第18話 センター日本史を斬る!
〜 2002年1月実施 日本史A・日本史B 〜




 
 
 もうずいぶん日数がたってしまいましたが、センター試験を受験した皆さん、結果は如何だったでしょうか?悪戦苦闘(?!)した割にはできなかったという人もいるでしょうし、頑張った甲斐があったという人もいるでしょう。もう、すっかり定着し、今年はなんと60万人もの受験生が受けたとされるこの試験、様々な改革が考えられている割には相変わらずパッとしないように思えます。といって、他に方法が見あたらないというのが現状なんでしょうね。総合得点に一喜一憂せず、国公立2次試験がある人は、ここに力を集中してください。


 さて、遅ればせながら、私も久しぶりにセンター試験・日本史を解いてみました。数年前はそれこそ必死で解答し、問題分析などということをやっていたのを、懐かしく思い出しました。今回は、数年前のお仕事に戻った気分で解答し、気づいたことを記してみたいと思います。


 まず、全体的な感想(というより予断に満ちた批判)

 第1に、日本史A・B共に全体として問題の易化が感じられます。これは大した問題ではありませんし、受験生にとってはいいことなのでしょう。しかし、過去に出題された問題の焼き直しが多いような気がします。
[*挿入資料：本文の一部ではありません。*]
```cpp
typedef uint32_t FwChSel;
constexpr FwChSel fw_chsel_all(int ch) { return static_cast<FwChSel>(ch) | (ch > 1 ? 0xe40u : 0u); }
inline FwChSel fw_chsel_mask(unsigned mask, int ch)
{
    FwChSel s = 0;
    int n = 0;
    for (int c = 0; c < ch; ++c)
        if (mask >> c & 1u) s |= static_cast<FwChSel>(c) << (4 + 2 * n++);
    return s | static_cast<FwChSel>(n);
}
__host__ __device__ constexpr int fw_chsel_count(FwChSel s) { return static_cast<int>(s & 7u); }
inline unsigned fw_chsel_bits(FwChSel s)
{
    unsigned m = 0;
    for (int i = 0; i < fw_chsel_count(s); ++i) m |= 1u << ((s >> (4 + 2 * i)) & 3u);
// ... 256 lines not shown
            } else {
#pragma unroll
                for (int k = 8 * hf; k < 8 * hf + 8; ++k) sv[k] = arow[k] * kFxRowUnscale;
            }
        } else if (sub == 1 || sub == 2) {
#pragma unroll
            for (int k = 4 * hf + 2 * (sub - 1); k < 4 * hf + 2 * sub; ++k) {
                typedef float f2 __attribute__((ext_vector_type(2)));
                typedef _Float16 h2 __attribute__((ext_vector_type(2)));
                const f2 vv = { sv[2 * k], sv[2 * k + 1] };
                hp[k] = __builtin_bit_cast(uint32_t, __builtin_convertvector(vv, h2));
                float r0, r1;
                mx_remainder(hp[k], vv[0], vv[1], r0, r1);
                const f2 rem = { r0, r1 };
                lp[k] = __builtin_bit_cast(uint32_t, __builtin_convertvector(rem, h2));
            }
        } else {
            fx_swap4(hp[4 * hf], hp[4 * hf + 2], hp[4 * hf + 1], hp[4 * hf + 3], lp[4 * hf], lp[4 * hf + 2], lp[4 * hf + 1], lp[4 * hf + 3]);
        }
    };
    const uint32_t sel1 = (lane & 1) ? 0x03070105u : 0x06020400u, sel2 = (lane & 2) ? 0x03020706u : 0x05040100u;
    auto emit_piece = [&](int gq) __attribute__((always_inline)) {
        float fv[4];
#pragma unroll
        for (int k = 0; k < 4; ++k) {
            const int reg = 4 * gq + k;
            fv[k] = __builtin_fmaf(tfin[reg], kMxUnscale, (reg & 1) ? cneg : cpos);
        }
        const uint32_t b0 = static_cast<uint32_t>(static_cast<int>(fv[0])) & 0xffu, b1 = static_cast<uint32_t>(static_cast<int>(fv[1])) & 0xffu;
        const uint32_t b2 = static_cast<uint32_t>(static_cast<int>(fv[2])) & 0xffu, b3 = static_cast<uint32_t>(static_cast<int>(fv[3]));
        const uint32_t pk = b0 | (b1 << 8) | (b2 << 16) | (b3 << 24);
        rr[gq] = CH == 1 ? fx_quad_transpose(pk, sel1, sel2) : pk;
    };
    auto colpass = [&](int qs, int hb, int ri, auto beside) __attribute__((always_inline)) {
        mx_half8 v1[2], v2[2];
#pragma unroll
        for (int b = 0; b < 2; ++b) {
            const u4 w1 = { hl[hb][0][4 * b], hl[hb][0][4 * b + 1], hl[hb][0][4 * b + 2], hl[hb][0][4 * b + 3] };
            const u4 w2 = { hl[hb][1][4 * b], hl[hb][1][4 * b + 1], hl[hb][1][4 * b + 2], hl[hb][1][4 * b + 3] };
            v1[b] = __builtin_bit_cast(mx_half8, w1);
            v2[b] = __builtin_bit_cast(mx_half8, w2);
        }
        auto dof = [](int it) { return it == 0 ? NKB - 1 : (it >= NKB - 2 ? it - (NKB - 2) : it + 1); };
        mx_half8 tq[3];
        tq[0] = tlo(dof(0));
        if (NKB > 1) tq[1] = tlo(dof(1));
#pragma unroll
        for (int it = 0; it < CS; ++it) {
            if (it < NKB) {
                const int d = dof(it);
                const int b = d & 1, a2 = d >> 1, slot = (qs - a2 + 2 * NT) % NT;
                if (it + 2 < NKB) tq[(it + 2) % 3] = tlo(dof(it + 2));
                if (ri < 0 || a2 <= ri) {
                    mx_float16 t = d == 0 ? zero : acc[slot];
                    t = __builtin_amdgcn_mfma_f32_32x32x16_f16(th[d], v1[b], t, 0, 0, 0);
                    t = __builtin_amdgcn_mfma_f32_32x32x16_f16(tq[it % 3], v1[b], t, 0, 0, 0);
                    t = __builtin_amdgcn_mfma_f32_32x32x16_f16(th[d], v2[b], t, 0, 0, 0);
                    asm volatile("" : "+a"(t));
                    if (it == 0) tfin = t; else acc[slot] = t;
                }
            }
            beside(it);
            __builtin_amdgcn_sched_barrier(0);
        }
    };
    const __amdgpu_buffer_rsrc_t rout = __builtin_amdgcn_make_buffer_rsrc(out, 0, static_cast<uint32_t>(g.rows - 1) * pt.dst_pitch + static_cast<uint32_t>(g.cols) * CH, kMxRsrcWord3);
    const int xcol = x0 + 32 * wave + m;
    const uint32_t lane_out = CH == 3 ? static_cast<uint32_t>(4 * h) * pt.dst_pitch + static_cast<uint32_t>(xcol) * CH + static_cast<uint32_t>(c) : 0u;
    uint32_t rowstep_ = pt.dst_pitch;
    asm volatile("" : "+s"(rowstep_));
    const uint32_t rowstep = rowstep_;
    const int xq = x0 + 32 * wave + 4 * (m >> 2), q = m & 3;
    const bool ragged = (g.cols & 3) != 0;
    const int qn = xq >= g.cols ? 0 : min(4, g.cols - xq);
    auto store_group = [&](int tile, bool valid, int gq) __attribute__((always_inline)) {
        const uint32_t v = rr[gq];
        if constexpr (CH == 1) {
            const int row = 32 * tile + 8 * gq + 4 * h + q;
            const bool rok = valid && row < g.rows;
            const uint32_t o = static_cast<uint32_t>(row) * rowstep + static_cast<uint32_t>(xq);
            __builtin_amdgcn_raw_buffer_store_b32(v, rout, rok && qn == 4 ? o : 0xfffffff0u, 0, 0);
            if (ragged) {
#pragma unroll
                for (int k = 0; k < 3; ++k)
                    __builtin_amdgcn_raw_buffer_store_b8(static_cast<uint8_t>(v >> (8 * k)), rout, rok && qn < 4 && k < qn ? o + k : 0xfffffff0u, 0, 0);
            }
        } else {
            int row0 = 32 * tile + 8 * gq + 4 * h;
            if constexpr (CH == 4) asm volatile("" : "+v"(row0));
            const uint32_t base = CH == 3 ? lane_out + static_cast<uint32_t>(32 * tile + 8 * gq) * rowstep
                                          : static_cast<uint32_t>(row0) * rowstep + static_cast<uint32_t>(xcol) * CH + static_cast<uint32_t>(c);
#pragma unroll
            for (int k = 0; k < 4; ++k) {
                const bool ok = valid && xcol < g.cols && row0 + k < g.rows;
                __builtin_amdgcn_raw_buffer_store_b8(static_cast<uint8_t>(v >> (8 * k)), rout, ok ? base + k * rowstep : 0xfffffff0u, 0, 0);
            }
        }
    };

    issue_window(s0);
#pragma unroll
    for (int k = 0; k < PER; ++k) commit_item(0, k);
    commit_q(0);
    issue_window(s0 + 1);
#pragma unroll
    for (int k = 0; k < PER; ++k) commit_item(1, k);
    commit_q(1);
    __syncthreads();
    rowpass(0, [](int) {});
#pragma unroll
    for (int p = 0; p < 8; ++p) split_piece(0, 0, p);
    __syncthreads();

    auto step = [&](int s, int qs, int ri) __attribute__((always_inline)) {
        const int par = (s - s0) & 1;
        const int ptile = s - 1 - NT;
        const bool pvalid = ptile >= tile0 && s > s0;
        issue_window(s + 2);
        rowpass(par ^ 1, [&](int kb) __attribute__((always_inline)) {
            if (kb < 4) store_group(ptile, pvalid, kb);
        });
        colpass(qs, 0, ri, [&](int it) __attribute__((always_inline)) {
            if (it < 8) split_piece(par ^ 1, 1, it);
            if (it >= 1 && it <= 4) emit_piece(it - 1);
            if (it >= 5) {
#pragma unroll
                for (int i = 0; i < IPS; ++i) commit_item(par, IPS * (it - 5) + i);
            }
            if (it == CS - 1) commit_q(par);
        });
#pragma unroll
        for (int k = 0; k < 8; ++k) { hl[0][0][k] = hl[1][0][k]; hl[0][1][k] = hl[1][1][k]; }
        __syncthreads();
    };
#pragma unroll
    for (int j = 0; j < NT; ++j) step(s0 + j, j, j);
    for (int sb = s0 + NT; sb < s1; sb += NT) {
#pragma unroll
        for (int qs = 0; qs < NT; ++qs) {
            const int s = sb + qs;
            if (s >= s1) break;
            step(s, qs, -1);
        }
    }
    {
        const int ltile = s1 - 1 - NT;
#pragma unroll
        for (int gq = 0; gq < 4; ++gq) store_group(ltile, ltile >= tile0, gq);
    }
}

template <int NKB, int CH> hipError_t fw_launch(hipStream_t st, const uint8_t* src, uint8_t* dst, const void* frags, FxGeom g, int num_cus, const FwQuirk<CH>* qk,
                                               const uint8_t* strips, FwChSel chsel, FwPitch pt)
{
    using C = FwCfg<NKB>;
    const int nact = fw_chsel_count(chsel);
    if (nact < 1 || nact > CH) return hipErrorInvalidValue;
    for (int i = 0; i < nact; ++i)
        if (static_cast<int>((chsel >> (4 + 2 * i)) & 3u) >= CH) return hipErrorInvalidValue;
    const FxLaunch l = fx_plan_launch(g, nact, C::NT, num_cus);
    if (l.ntasks == 0) return hipSuccess;
    static std::atomic<unsigned long long> attr_done{ 0 };
    const hipError_t e = fx_set_lds(attr_done, C::LDS, fw_blur_u8<NKB, true, CH>, fw_blur_u8<NKB, false, CH>);
    if (e != hipSuccess) return e;
    if (qk)
        hipLaunchKernelGGL((fw_blur_u8<NKB, true, CH>), l.grid, dim3(256), C::LDS, st, src, dst, static_cast<const mx_half8*>(frags), g, l.chunks, l.tps,
                           l.nseg, static_cast<int>(l.ntasks), *qk, strips, chsel, pt);
    else
        hipLaunchKernelGGL((fw_blur_u8<NKB, false, CH>), l.grid, dim3(256), C::LDS, st, src, dst, static_cast<const mx_half8*>(frags), g, l.chunks, l.tps,
                           l.nseg, static_cast<int>(l.ntasks), FwQuirk<CH>{}, strips, chsel, pt);
    return hipGetLastError();
}

template <int NKB> hipError_t fw_launch_u8c3(hipStream_t st, const uint8_t* src, uint8_t* dst, const void* frags, FxGeom g, int num_cus, const FxQuirk* qk,
                                             const uint8_t* strips, float* vdump, unsigned long long* stamps)
{
// ... 170 lines not shown
```

### blur_algorithms_amd/csrc/fx_kernels.hpp

```cpp
#pragma once
#include "mx_kernels.hpp"
#include <atomic>

#if !defined(FX_NO_SGB) && !defined(FX_SGB)
#define FX_SGB 1
#endif
#ifndef FX_SGB_A
#define FX_SGB_A 5
#endif
#ifndef FX_SGB_B
#define FX_SGB_B 6
#endif

namespace blur_amd {

struct FxGeom {
    int rows, cols, pad;
    int nframes;
    int aligned;
    int ntiles;
    int nright;
    int nxcd;
};

// ... 23 lines not shown
constexpr float kFxRowUnscale = 1024.f;

__host__ __device__ constexpr uint32_t fx_sel1(int B, int da, int db) { return (B >> 2) == db ? static_cast<uint32_t>(B & 3) : static_cast<uint32_t>(4 + (B & 3)); }

template <int NKB> struct FxRaw { uint32_t d[FxCfg<NKB>::PER][3]; };

__device__ __forceinline__ void fx_swap4(uint32_t& a0, uint32_t& b0, uint32_t& a1, uint32_t& b1, uint32_t& a2, uint32_t& b2, uint32_t& a3, uint32_t& b3)
{
    asm("s_nop 1\n\tv_permlane32_swap_b32 %0, %1\n\tv_permlane32_swap_b32 %2, %3\n\tv_permlane32_swap_b32 %4, %5\n\tv_permlane32_swap_b32 %6, %7"
        : "+v"(a0), "+v"(b0), "+v"(a1), "+v"(b1), "+v"(a2), "+v"(b2), "+v"(a3), "+v"(b3));
}

template <int CTRL> __device__ __forceinline__ uint32_t fx_dpp(uint32_t x)
{
    return static_cast<uint32_t>(__builtin_amdgcn_update_dpp(0, static_cast<int>(x), CTRL, 0xf, 0xf, true));
}

#ifdef FX_ABL_M16
typedef float fx_f4 __attribute__((ext_vector_type(4)));
struct fx_tile { fx_f4 q[4]; };
#define FX_EL(t, i) ((t).q[(i) >> 2][(i) & 3])
#define FX_PIN(t) asm volatile("" : "+a"((t).q[0]), "+a"((t).q[1]), "+a"((t).q[2]), "+a"((t).q[3]))
__device__ __forceinline__ void fx_mma(mx_half8 a, mx_half8 b, fx_tile& t, int pair)
{
    t.q[2 * pair] = __builtin_amdgcn_mfma_f32_16x16x32_f16(a, b, t.q[2 * pair], 0, 0, 0);
    t.q[2 * pair + 1] = __builtin_amdgcn_mfma_f32_16x16x32_f16(a, b, t.q[2 * pair + 1], 0, 0, 0);
}
#else
typedef mx_float16 fx_tile;
#define FX_EL(t, i) ((t)[i])
#define FX_PIN(t) asm volatile("" : "+a"(t))
__device__ __forceinline__ void fx_mma(mx_half8 a, mx_half8 b, fx_tile& t, int) { t = __builtin_amdgcn_mfma_f32_32x32x16_f16(a, b, t, 0, 0, 0); }
#endif

__device__ __forceinline__ uint32_t fx_quad_transpose(uint32_t p, uint32_t sel1, uint32_t sel2)
{
    const uint32_t t = fx_dpp<0xb1>(p);
    const uint32_t q = __builtin_amdgcn_perm(t, p, sel1);
    const uint32_t u = fx_dpp<0x4e>(q);
    return __builtin_amdgcn_perm(u, q, sel2);
}

struct FxQuirk {
    const int* srow_part;
    const int* cpart;
    const long long* zpart;
    const float* taps;
    int nbatches, nbands;
    int cpitch;
    float dr, dc;
};
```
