@@ -290,15 +328,30 @@
 
 extern "C" int matten_csr_counting_max_avg_degree(void) { return (int)CSR_COUNTING_MAX_AVG_DEGREE; }
 
-extern "C" int matten_csr_build(const int64_t* edge_index, int64_t E, int64_t N, int32_t* perm, int32_t* rowptr,
-                                int32_t* src_sorted, void* workspace, size_t workspace_bytes, int32_t* err_flag,
-                                matten_stream_t stream_) {
+extern "C" int matten_walk_records(const int32_t* rowptr, const int32_t* src_sorted, int64_t N, int32_t* walk,
+                                   matten_stream_t stream_) {
+    if (N < 0 || N >= ((int64_t)1 << 29)) return MATTEN_EINVAL;
+    if (N == 0) return MATTEN_OK;
+    if (!rowptr || !walk || ((uintptr_t)walk & 15)) return MATTEN_EINVAL;
+    walk_records_kernel<<<(unsigned)matten_cdiv(N, 256), 256, 0, (hipStream_t)stream_>>>(rowptr, src_sorted, N, walk);
+    MATTEN_LAUNCH_CHECK();
+    return MATTEN_OK;
+}
+
+extern "C" int matten_csr_build_walk(const int64_t* edge_index, int64_t E, int64_t N, int32_t* perm, int32_t* rowptr,
+                                     int32_t* src_sorted, int32_t* walk, void* workspace, size_t workspace_bytes,
+                                     int32_t* err_flag, matten_stream_t stream_) {
     hipStream_t stream = (hipStream_t)stream_;
     if (E < 0 || N < 0 || N >= ((int64_t)1 << 31) || E >= ((int64_t)1 << 31)) return MATTEN_EINVAL;
     if (!rowptr || !err_flag) return MATTEN_EINVAL;
+    if (walk && (((uintptr_t)walk & 15) || N >= ((int64_t)1 << 29))) return MATTEN_EINVAL;
     if (E == 0) {
         zero_i32_kernel<<<(unsigned)matten_cdiv(N + 1, 256), 256, 0, stream>>>(rowptr, N + 1);
         MATTEN_LAUNCH_CHECK();
+        if (walk && N > 0) {
+            zero_i32_kernel<<<(unsigned)matten_cdiv(4 * N, 256), 256, 0, stream>>>(walk, 4 * N);
+            MATTEN_LAUNCH_CHECK();
+        }
         return MATTEN_OK;
     }
     if (!edge_index || !perm || !src_sorted || !workspace) return MATTEN_EINVAL;
@@ -331,12 +384,12 @@
         csr_place_kernel<<<(unsigned)matten_cdiv(E, T), T, 0, stream>>>(edge_index, E, N, rowptr, slot, ids);
         MATTEN_LAUNCH_CHECK();
         csr_rank_kernel<<<(unsigned)matten_cdiv(N * 16, T), T, 0, stream>>>(edge_index, rowptr, ids, E, N, perm,
-                                                                           src_sorted, deg);
+                                                                           src_sorted, deg, walk);
         MATTEN_LAUNCH_CHECK();
         if (E > CSR_HUB_DEGREE) {
             const int64_t max_hubs = E / CSR_HUB_DEGREE;
             csr_hub_kernel<<<(unsigned)(max_hubs < CSR_HUB_BLOCKS ? max_hubs : CSR_HUB_BLOCKS), CSR_HUB_THREADS, 0,
-                             stream>>>(edge_index, rowptr, ids, N, perm, src_sorted, deg);
+                             stream>>>(edge_index, rowptr, ids, N, perm, src_sorted, deg, walk);
             MATTEN_LAUNCH_CHECK();
         }
         return MATTEN_OK;
@@ -350,7 +403,15 @@
     MATTEN_LAUNCH_CHECK();
     csr_src_kernel<<<(unsigned)matten_cdiv(E, T), T, 0, stream>>>(edge_index, perm, E, N, src_sorted);
     MATTEN_LAUNCH_CHECK();
+    if (walk) return matten_walk_records(rowptr, src_sorted, N, walk, stream_);
     return MATTEN_OK;
+}
+
+extern "C" int matten_csr_build(const int64_t* edge_index, int64_t E, int64_t N, int32_t* perm, int32_t* rowptr,
+                                int32_t* src_sorted, void* workspace, size_t workspace_bytes, int32_t* err_flag,
+                                matten_stream_t stream_) {
+    return matten_csr_build_walk(edge_index, E, N, perm, rowptr, src_sorted, nullptr, workspace, workspace_bytes, err_flag,
+                                 stream_);
 }
 
 extern "C" int matten_group_by_key(const int64_t* key, int64_t n, int64_t n_keys, int32_t* order, int32_t* seg,
@@ -408,15 +469,22 @@
     return max_len > 0 ? n_nodes + n_edges / max_len : n_nodes;
 }
 
-extern "C" int matten_csr_split(const int32_t* rowptr, int64_t n_nodes, int64_t n_edges, int64_t max_len, int32_t* vrowptr,
-                                int64_t* vseg, const float* num_neigh, float* vnn, matten_stream_t stream_) {
+extern "C" int matten_csr_split_walk(const int32_t* rowptr, int64_t n_nodes, int64_t n_edges, int64_t max_len,
+                                     int32_t* vrowptr, int64_t* vseg, const float* num_neigh, float* vnn,
+                                     const int32_t* src_sorted, int32_t* vwalk, matten_stream_t stream_) {
     if (n_nodes < 0 || n_edges < 0 || max_len <= 0 || n_nodes >= ((int64_t)1 << 30) || n_edges >= ((int64_t)1 << 31))
         return MATTEN_EINVAL;
     if (!rowptr || !vrowptr || !vseg || ((num_neigh == nullptr) != (vnn == nullptr))) return MATTEN_EINVAL;
+    if (vwalk && (((uintptr_t)vwalk & 15) || (n_edges > 0 && !src_sorted))) return MATTEN_EINVAL;
     const int64_t bound = matten_csr_split_bound(n_nodes, n_edges, max_len);
-    if (bound >= ((int64_t)1 << 31)) return MATTEN_EINVAL;
+    if (bound >= ((int64_t)1 << 31) || (vwalk && bound >= ((int64_t)1 << 29))) return MATTEN_EINVAL;
     csr_split_kernel<<<1, 1024, 0, (hipStream_t)stream_>>>(rowptr, (int)n_nodes, (int)max_len, (int)bound, vrowptr, vseg,
-                                                          num_neigh, vnn);
+                                                          num_neigh, vnn, src_sorted, vwalk);
     MATTEN_LAUNCH_CHECK();
     return MATTEN_OK;
 }
+
+extern "C" int matten_csr_split(const int32_t* rowptr, int64_t n_nodes, int64_t n_edges, int64_t max_len, int32_t* vrowptr,
+                                int64_t* vseg, const float* num_neigh, float* vnn, matten_stream_t stream_) {
+    return matten_csr_split_walk(rowptr, n_nodes, n_edges, max_len, vrowptr, vseg, num_neigh, vnn, nullptr, nullptr, stream_);
+}
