+struct HostTailConsts {
+    uint32_t cc_m, step_m;
+};
+inline HostTailConsts host_tail_consts(uint32_t beta_raw, uint32_t fold_k, uint32_t step) {
+    return HostTailConsts{to_mont(mulmod(beta_raw % P, fold_k)), to_mont(step)};
+}
+
+inline void host_tail_fold(const uint32_t* in, size_t half, size_t start, size_t count, uint32_t xinv_m, HostTailConsts k, uint32_t inv2_m,
+                           uint32_t* vals) {
+    for (size_t i = start; i < start + count; ++i) {
+        const uint32_t u = in[i], v = in[i + half];
+        vals[i] = add(mont_mul(add(u, v), inv2_m), mont_mul(mont_mul(sub(u, v), xinv_m), k.cc_m));
+        xinv_m = mont_mul(xinv_m, k.step_m);
+    }
+}
+
+inline void host_tail_round_serial(const uint32_t* in, uint32_t log_out, HostTailConsts k, uint32_t inv2_m, uint32_t* vals, uint32_t* nodes) {
+    const size_t half = (size_t)1 << log_out;
+    host_tail_fold(in, half, 0, half, to_mont(1), k, inv2_m, vals);
+    host_sha_leaves(vals, half, nodes + 8 * (half - 1));
+    host_sha_reduce(nodes, log_out);
+}
+
+inline bool host_tail_uses_team(const Pool* pool, uint32_t log_out, uint32_t chunk_log = kTailChunkLog, uint32_t team_min_log = kTailTeamMinLog) {
+    return pool && pool->workers() && log_out >= team_min_log && log_out > chunk_log && chunk_log >= kTailChunkMinLog;
+}
+
+inline void host_tail_round(const uint32_t* in, uint32_t log_out, HostTailConsts k, uint32_t inv2_m, Pool* pool, uint32_t* vals, uint32_t* nodes,
+                            uint32_t chunk_log = kTailChunkLog, uint32_t team_min_log = kTailTeamMinLog) {
+    if (!host_tail_uses_team(pool, log_out, chunk_log, team_min_log)) {
+        host_tail_round_serial(in, log_out, k, inv2_m, vals, nodes);
+        return;
+    }
+    const size_t half = (size_t)1 << log_out, chunk = (size_t)1 << chunk_log;
+    const uint32_t top = log_out - chunk_log;
+    const uint32_t step = mont_mul(k.step_m, 1u);
+    pool->run((size_t)1 << top, 1, [&](size_t c) {
+        const size_t start = c * chunk;
+        host_tail_fold(in, half, start, chunk, to_mont(powmod(step, start)), k, inv2_m, vals);
+        host_sha_leaves(vals + start, chunk, nodes + 8 * (half - 1 + start));
+        host_sha_reduce_sub(nodes, log_out, top, c);
+    });
+    host_sha_reduce(nodes, top);
+}
+
+}
diff --git a/zkstark_amd/csrc/internal.hpp b/zkstark_amd/csrc/internal.hpp
--- a/zkstark_amd/csrc/internal.hpp
+++ b/zkstark_amd/csrc/internal.hpp
@@ -64,8 +64,9 @@
 constexpr uint32_t kMaxQueries = 64;
 constexpr uint32_t kHostTopSingle = 8;
 constexpr uint32_t kMaxHostLog = 10;
+constexpr uint32_t kMaxHostTailLog = 13;
 constexpr size_t kMailValsOff = kMailDigests + ((size_t)8 << kMaxHostLog);
-constexpr size_t kMailWords = kMailValsOff + ((size_t)2 << kMaxHostLog);
+constexpr size_t kMailWords = kMailValsOff + ((size_t)2 << kMaxHostTailLog);
 constexpr uint32_t kMaxRadixLog = 8;
 
 inline int check_proof_size(const char* who, uint32_t log_n, uint32_t log_b, uint32_t log_extra = 0) {
diff --git a/zkstark_amd/csrc/zkstark.hip b/zkstark_amd/csrc/zkstark.hip
--- a/zkstark_amd/csrc/zkstark.hip
+++ b/zkstark_amd/csrc/zkstark.hip
@@ -1,4 +1,5 @@
 #include <hip/hip_runtime.h>
+#include <sched.h>
 
 #include <algorithm>
 #include <chrono>
@@ -23,6 +24,7 @@
 #include "host_sha.hpp"
 #include "internal.hpp"
 #include "pool.hpp"
+#include "host_tail.hpp"
 
 using namespace zk;
 using namespace zk::impl;
@@ -79,7 +81,7 @@
     ScatterSeg* d_segs = nullptr;
     uint32_t n_segs = 0;
     double seg_words = 0;
-    std::vector<uint32_t> tail_vals;
+    const uint32_t* tail_vals = nullptr;
     uint32_t tail_log = 0;
     bool tail_have = false;
     double t_wait = 0, t_host_hash = 0, t_launch = 0;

学習指導要領が今年4月から代わるということもあって、何だか投げやりな出題(出題者の方ごめんなさい)のように思えるのは私1人だけでしょうか?


 第2に、これは以前から感じていたことなのですが、日本史Aと日本史Bの境界は一体どこにあり、どういう基準で区別しているのだろう?と思います。このことは、「高校社会科」が地理歴史科と公民科に分けられ、地理歴史科の3教科、すなわち地理・日本史・世界史にそれぞれA・Bという分類がされ、これに基づくセンター試験が実施されるようになってから思い続けてきたことです。

 確かに近現代史重視の日本史Aと全般的なことを比較的詳しく学ぶはずの日本史Bという区別は存在するでしょう。ところが、日本史AとBには、共通問題があるのです。もちろん、いろいろな理由、例えば、センター試験実施側の作題能力や費用面での問題などがあると思いますが、今年度の場合(昨年のことはつかんでいません)は2題も共通問題があります。かつては、1題だけだったと思われるのですが…。しかも、共通問題の作題方針が明らかにされていないので何とも言えませんが、レベルからすると、そう易しいとも思えないのですが。如何でしょう?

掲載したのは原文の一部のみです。